One important usage area is that you register one of your function as a handle (i.e. a callback) and then send a message / call some function to do some work or processing. Now after the processing is done, the called function would call our registered function (i.e. now call back is done), thus indicating us processing is done. This wikipedia link explains quite well graphically.
A callback function, also known as a higher-order function, is a function that is passed to another function as a parameter, and the callback function is called (or executed) inside the parent function.
$("#button_1").click(function() {
alert("button 1 Clicked");
});
Here we have pass a function as a parameter to the click method. And the click method will call (or execute) the callback function we passed to it.
Callback Function
A function which passed to another function as an argument.
function test_function(){
alert("Hello world");
}
setTimeout(test_function, 2000);
Note: In above example test_function used as an argument for setTimeout function.

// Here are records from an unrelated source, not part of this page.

def repeat_heads(keys, key_cols, count, rows=None, want_mask=False):
    dev = keys.device
    if keys.dim() != 2 or not keys.is_contiguous() or keys.element_size() != 4:
        raise RuntimeError('repeat_heads: keys must be a contiguous [M, C] tensor of 4-byte elements')
    cap = keys.shape[0] if rows is None else rows.shape[0]
    scan = torch.empty(cap, device=dev, dtype=torch.int32)
    heads = torch.empty(cap, device=dev, dtype=torch.int32)
    head_count = torch.empty(1, device=dev, dtype=torch.int32)
    head_mask = torch.zeros(keys.shape[0], device=dev, dtype=torch.float32) if want_mask else None
    if cap == 0:
        head_count.zero_()
        return scan, heads, head_count, head_mask
    nbytes = int(_lib.lib().occnerf_repeat_heads_temp_bytes(cap))
    if nbytes < 0:
        raise RuntimeError('repeat_heads: temp size query failed')
    temp = torch.empty(max(nbytes, 16), device=dev, dtype=torch.uint8)
    with _guard_dev(dev):
        rc = _lib.lib().occnerf_repeat_heads(
            keys.data_ptr(), keys.shape[1], int(key_cols), _opt(rows, torch.int32, 'rows'),
            _chk(count, torch.int32, 'count'), cap, scan.data_ptr(), heads.data_ptr(), head_count.data_ptr(),
            None if head_mask is None else head_mask.data_ptr(), temp.data_ptr(), nbytes, _stream(keys))
    _lib.check(rc, 'repeat_heads')
    return scan, heads, head_count, head_mask


def unique_heads(keys, key_cols, heads, count, scan=None, scan_count=None):
    dev = keys.device
    if keys.dim() != 2 or not keys.is_contiguous() or keys.element_size() != 4:
        raise RuntimeError('unique_heads: keys must be a contiguous [M, C] tensor of 4-byte elements')
    cap = keys.shape[0] if heads is None else heads.shape[0]
    heads_out = torch.empty(cap, device=dev, dtype=torch.int32)
    count_out = torch.empty(1, device=dev, dtype=torch.int32)
    if cap == 0:
        count_out.zero_()
        return heads_out, count_out
    nbytes = int(_lib.lib().occnerf_unique_heads_temp_bytes(cap))
    if nbytes <= 0:
        raise RuntimeError('unique_heads: temp size query failed')
    temp = torch.empty(nbytes, device=dev, dtype=torch.uint8)
    with _guard_dev(dev):
        rc = _lib.lib().occnerf_unique_heads(
            keys.data_ptr(), keys.shape[1], int(key_cols), _opt(heads, torch.int32, 'heads'),
            _chk(count, torch.int32, 'count'), cap, heads_out.data_ptr(), count_out.data_ptr(),
            _opt(scan, torch.int32, 'scan'), _opt(scan_count, torch.int32, 'scan_count'),
            0 if scan is None else scan.shape[0], temp.data_ptr(), nbytes, _stream(keys))
    _lib.check(rc, 'unique_heads')
    return heads_out, count_out


def scatter_raw_heads(raw_h, raw_c, rows, count, scan_a, scan_b, raw_full):
    with _guard(raw_c):
        rc = _lib.lib().occnerf_scatter_raw_heads(
            _chk(raw_h, torch.float32, 'raw_h'), _chk(raw_c, torch.float32, 'raw_c'), _chk(rows, torch.int32, 'rows'),
            _chk(count, torch.int32, 'count'), _opt(scan_a, torch.int32, 'scan_a'), _opt(scan_b, torch.int32, 'scan_b'),
            rows.shape[0], _chk(raw_full, torch.float32, 'raw_full'), _stream(raw_c))
    _lib.check(rc, 'scatter_raw_heads')
    return raw_full


def nonrigid_pack_bf16(weights):
    dev = weights[0].device
    n = _lib.lib().occnerf_nonrigid_packed_bf16_bytes()
    packed = torch.zeros(n // 2, device=dev, dtype=torch.bfloat16)
    with _guard_dev(dev):
        rc = _lib.lib().occnerf_nonrigid_pack_bf16(_ptr_table(weights[:6], 'W'), packed.data_ptr(), _stream(packed))
    _lib.check(rc, 'nonrigid_pack_bf16')
    return packed


def nonrigid_pack_f16(weights):
    dev = weights[0].device
    n = _lib.lib().occnerf_nonrigid_packed_bf16_bytes()
    packed = torch.zeros(n // 2, device=dev, dtype=torch.float16)
    with _guard_dev(dev):
        rc = _lib.lib().occnerf_nonrigid_pack_f16(_ptr_table(weights[:6], 'W'), packed.data_ptr(), _stream(packed))
    _lib.check(rc, 'nonrigid_pack_f16')
    return packed


def _nonrigid_f16x3(xyz, rows, count, cond, hann, W0, b0, packed, packed_f16, out, domain_flag=None):
    _kh, ph = _host_f32(hann, 6)
    n_max = xyz.shape[0] if rows is None else rows.shape[0]
    with _guard(xyz):
        rc = _lib.lib().occnerf_nonrigid_f16x3(
            _chk(xyz, torch.float32, 'xyz'), n_max, _opt(rows, torch.int32, 'rows'), _opt(count, torch.int32, 'count'),
            _chk(cond, torch.float32, 'cond'), ph, _chk(W0, torch.float32, 'W0'), _chk(b0, torch.float32, 'b0'),
            _chk(packed, torch.float32, 'packed'), _chk(packed_f16, torch.float16, 'packed_f16'),
            _chk(out, torch.float32, 'xyz_out'), _opt(domain_flag, torch.int32, 'domain_flag'), _stream(xyz))
    _lib.check(rc, 'nonrigid_f16x3')
    return out


def nonrigid_bf16x3(xyz, cond, hann, W0, b0, packed, packed_bf16, out=None, domain_flag=None):
    out = torch.empty_like(xyz) if out is None else out
    if packed_bf16.dtype == torch.float16:
        return _nonrigid_f16x3(xyz, None, None, cond, hann, W0, b0, packed, packed_bf16, out, domain_flag)
    _kh, ph = _host_f32(hann, 6)
    with _guard(xyz):
        rc = _lib.lib().occnerf_nonrigid_bf16x3(
            _chk(xyz, torch.float32, 'xyz'), xyz.shape[0], _chk(cond, torch.float32, 'cond'), ph,
            _chk(W0, torch.float32, 'W0'), _chk(b0, torch.float32, 'b0'), _chk(packed, torch.float32, 'packed'),
            _chk(packed_bf16, torch.bfloat16, 'packed_bf16'), _chk(out, torch.float32, 'xyz_out'), _stream(xyz))
    _lib.check(rc, 'nonrigid_bf16x3')
    return out


def nonrigid_bf16x3_rows(xyz, rows, count, cond, hann, W0, b0, packed, packed_bf16, domain_flag=None):
    if packed_bf16.dtype == torch.float16:
        return _nonrigid_f16x3(xyz, rows, count, cond, hann, W0, b0, packed, packed_bf16, xyz, domain_flag)
    _kh, ph = _host_f32(hann, 6)
    with _guard(xyz):
        rc = _lib.lib().occnerf_nonrigid_bf16x3_rows(
            _chk(xyz, torch.float32, 'xyz'), rows.shape[0], _chk(rows, torch.int32, 'rows'), _chk(count, torch.int32, 'count'),
            _chk(cond, torch.float32, 'cond'), ph, _chk(W0, torch.float32, 'W0'), _chk(b0, torch.float32, 'b0'),
            _chk(packed, torch.float32, 'packed'), _chk(packed_bf16, torch.bfloat16, 'packed_bf16'), _stream(xyz))
    _lib.check(rc, 'nonrigid_bf16x3_rows')
    return xyz


def msknn(xyz, points, index_map, scale_begin, seed_from_coarser):
    N = xyz.shape[0]
    nscale = len(scale_begin) - 1
    out = torch.empty(N, nscale, 10, device=xyz.device, dtype=torch.int32)
    _kb, pb = _host_i32(scale_begin)
    _ks, ps = _host_i32(seed_from_coarser)
    with _guard(xyz):
        rc = _lib.lib().occnerf_msknn(_chk(xyz, torch.float32, 'xyz'), N,
                                      _chk(points, torch.float32, 'points'),
                                      _chk(index_map, torch.int32, 'index_map'), pb, ps, nscale,
                                      out.data_ptr(), _stream(xyz))
    _lib.check(rc, 'msknn')
    return out


def knn_center(c, points, index_map, scale_begin):
    nscale = len(scale_begin) - 1
    center = torch.empty(4, device=c.device, dtype=torch.float32)
    idx = torch.empty(nscale, 10, device=c.device, dtype=torch.int32)
    _kb, pb = _host_i32(scale_begin)
    with _guard(c):
        rc = _lib.lib().occnerf_knn_center(_chk(c, torch.float32, 'c'), _chk(points, torch.float32, 'points'),
                                           _chk(index_map, torch.int32, 'index_map'), pb, nscale, center.data_ptr(), idx.data_ptr(),
                                           _stream(c))
    _lib.check(rc, 'knn_center')
    return center, idx


def msknn_clustered(xyz, n_rays, S, cl, seed_from_coarser, mask=None, rows=None, count=None, out=None, center=None):
    nscale = int(cl['ranges'].shape[0]) + 1
    if out is None:
        out = torch.empty(n_rays * S, nscale, 10, device=xyz.device, dtype=torch.int32)
    if (rows is None) != (count is None) or (rows is not None and mask is not None):
        raise RuntimeError('msknn_clustered: rows and count come together, instead of mask')
    ray_start = torch.empty(n_rays + 1, device=xyz.device, dtype=torch.int32) if rows is not None else None
    _kc, pc = _host_i32(cl['coarse_rows'])
    _ks, ps = _host_i32(seed_from_coarser)
    with _guard(xyz):
        rc = _lib.lib().occnerf_msknn_clustered_centered(
            _chk(xyz, torch.float32, 'xyz'), _opt(mask, torch.float32, 'mask'), int(n_rays), int(S),
            _chk(cl['points'], torch.float32, 'points'), _chk(cl['centers'], torch.float32, 'centers'), _chk(cl['ranges'], torch.int32, 'cluster_ranges'),
            _chk(cl['radius'], torch.float32, 'cluster_radius'), int(cl['ncl']),
            _opt(cl.get('group_centers'), torch.float32, 'group_centers'), _opt(cl.get('group_ranges'), torch.int32, 'group_ranges'),
            _opt(cl.get('group_radius'), torch.float32, 'group_radius'), int(cl.get('ngrp', 0)), pc, ps, nscale,
            _opt(rows, torch.int32, 'rows'), _opt(count, torch.int32, 'count'),
            None if ray_start is None else ray_start.data_ptr(),
            None if center is None else _chk(center[0], torch.float32, 'center'),
            None if center is None else _chk(center[1], torch.int32, 'center_idx'), out.data_ptr(), _stream(xyz))
    _lib.check(rc, 'msknn_clustered')
    return out


def knn_small(q, s, k):
    out = torch.empty(q.shape[0], k, device=q.device, dtype=torch.int32)
    with _guard(q):
        rc = _lib.lib().occnerf_knn_small(_chk(q, torch.float32, 'q'), q.shape[0],
                                          _chk(s, torch.float32, 's'), s.shape[0], int(k),
                                          out.data_ptr(), _stream(q))
    _lib.check(rc, 'knn_small')
    return out


def unit_normals(normals):
    out = torch.empty_like(normals)
    with _guard(normals):
        rc = _lib.lib().occnerf_unit_normals(_chk(normals, torch.float64, 'normals'), normals.shape[0],
                                             out.data_ptr(), _stream(normals))
    _lib.check(rc, 'unit_normals')
    return out


def point_sdf(point_cloud, point_base, normals, unit, kidx):
    P = point_cloud.shape[0]
    kb = torch.empty(P, 3, device=point_cloud.device, dtype=torch.float64)
    dist = torch.empty(P, device=point_cloud.device, dtype=torch.float32)
    with _guard(point_cloud):
        rc = _lib.lib().occnerf_point_sdf(
            _chk(point_cloud, torch.float32, 'point_cloud'), _chk(point_base, torch.float32, 'point_base'),
            _chk(normals, torch.float64, 'normals'), _chk(unit, torch.float64, 'unit_normals'),
            _chk(kidx, torch.int32, 'kidx'), P, kb.data_ptr(), dist.data_ptr(), _stream(point_cloud))
    _lib.check(rc, 'point_sdf')
    return kb, dist


def table_stride():
    return int(_lib.lib().occnerf_point_table_stride())


def point_table(knn_base, sdf, learnable, bound32, two_bound32, embeddings, offsets, S, H):
    P = knn_base.shape[0]
    table = torch.empty(P, table_stride(), device=knn_base.device, dtype=torch.float32)
    with _guard(knn_base):
        rc = _lib.lib().occnerf_point_table(
            _chk(knn_base, torch.float64, 'knn_base'), _chk(sdf, torch.float32, 'point_sdf'),
            _chk(learnable, torch.float32, 'learnable'), P, float(bound32), float(two_bound32),
            _chk(embeddings, torch.float32, 'embeddings'), _chk(offsets, torch.int32, 'offsets'),
            _host_offsets(offsets), int(offsets.shape[0] - 1), float(S), int(H), table.data_ptr(),
            _stream(knn_base))
    _lib.check(rc, 'point_table')
    return table


def point_pack(point_base, normals, unit, counter, table):
    P, dev = point_base.shape[0], point_base.device
    geo = torch.empty(P, 16, device=dev, dtype=torch.float32)
    tail = torch.empty(P, 4, device=dev, dtype=torch.float32)
    with _guard_dev(dev):
        rc = _lib.lib().occnerf_point_pack(
            _chk(point_base, torch.float32, 'point_base'), _chk(normals, torch.float64, 'normals'),
            _chk(unit, torch.float64, 'unit_normals'), _chk(counter, torch.float32, 'counter'),
            _chk(table, torch.float32, 'table'), P, geo.data_ptr(), tail.data_ptr(), _stream(point_base))
    _lib.check(rc, 'point_pack')
    return geo, tail


def center_row(mlp_in_row, enc_in_row):
    return torch.cat([mlp_in_row[:36], enc_in_row[:4], mlp_in_row[36:68]]).contiguous()


def sample_features(xyz, knn_idxs, point_base, normals, unit, counter, table, bound32, two_bound32,
                    embeddings, offsets, S, H, raw=None, want_enc_in=False, geo_idxs=None,
                    att_in=None, rows=None, count=None, pack=None, center=None, center_agg=None):
    N = xyz.shape[0] if rows is None else rows.shape[0]
    dev = xyz.device
    if (pack is None and N > 0 and knn_idxs.shape[1] == 4 and geo_idxs is None and att_in is None
            and counter is not None and table.dim() == 2 and table.shape[1] == table_stride()):
        pack = point_pack(point_base, normals, unit, counter, table)
    geo, tail = pack if pack is not None else (None, None)
    if table.dim() != 2 or table.shape[1] != table_stride():
        raise RuntimeError(f'sample_features: table must be [P,{table_stride()}] (ops.point_table), got {tuple(table.shape)}')
    mlp_in = torch.empty(N, 68, device=dev, dtype=torch.float32)
    raw = torch.empty(N, 5, device=dev, dtype=torch.float32) if raw is None else raw
    enc_in = torch.empty(N, 4, device=dev, dtype=torch.float32) if want_enc_in else None
    with _guard_dev(dev):
        rc = _lib.lib().occnerf_sample_features_centered(
            _chk(xyz, torch.float32, 'xyz'), N, _chk(knn_idxs, torch.int32, 'knn_idxs'),
            int(knn_idxs.shape[1]), _chk(point_base, torch.float32, 'point_base'),
            _chk(normals, torch.float64, 'normals'), _chk(unit, torch.float64, 'unit_normals'),
            _opt(counter, torch.float32, 'counter'), _chk(table, torch.float32, 'table'),
            float(bound32), float(two_bound32), _chk(embeddings, torch.float32, 'embeddings'),
            _chk(offsets, torch.int32, 'offsets'), _host_offsets(offsets), int(offsets.shape[0] - 1),
            float(S), int(H), _opt(geo_idxs, torch.int32, 'geo_idxs'), _opt(att_in, torch.float32, 'att_in'),
            _opt(rows, torch.int32, 'rows'), _opt(count, torch.int32, 'count'),
            _opt(geo, torch.float32, 'point_geo'), _opt(tail, torch.float32, 'point_tail'),
            0 if geo is None else int(geo.shape[0]),
            _opt(center, torch.float32, 'center'), _opt(center_agg, torch.float32, 'center_agg'),
            mlp_in.data_ptr(), _chk(raw, torch.float32, 'raw'),
            None if enc_in is None else enc_in.data_ptr(), _stream(xyz))
    _lib.check(rc, 'sample_features')
    return mlp_in, raw, enc_in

I'm 13 years late to the game on this answer but after learning it myself I thought I'd drop another answer in here in case anyone is baffled like I was.
The other answers sum up the crux of the question "What is a callback?"
It's just a function that calls another function when something is completed.
What got me was the examples, "You did this now do that."
Like WHY would I use it like that when I can just call a method or a function myself?
So here's a quick, real world example that hopefully makes it "click" for someone.
Ultra pseudocode
First the core issue you'll run into....
Multithreaded Method(Some arguments)
{
Do fancy multithreaded stuff....
}
Main()
{
Some stuff I wanna do = some tasks
Multhreaded Method(Some stuff I wanna do)
}
If you run that without any callback your program will look like it just exits.
Because the "Fancy multithreaded stuff" is running on another process.
So you scratch your head and think "Well hell, How do I know when it's done??"
BOOM... CALLBACK
IsItDone = false
Callback()
{
print("Hey, I'm done")
IsItDone = true
}
Multithreaded Method(Some arguments, Function callback)
{
Do fancy multithreaded stuff....
}
Main()
{
Some stuff I wanna do = some tasks
Multhreaded Method(Some stuff I wanna do,Callback)
while(!IsItDone)
Wait a bit
}
This is 100% not the best way to implement it, I just wanted to give a clear example.
So this isn't the bare "What is a callback?"
It's "What is a callback, and what does it do that benefits me???"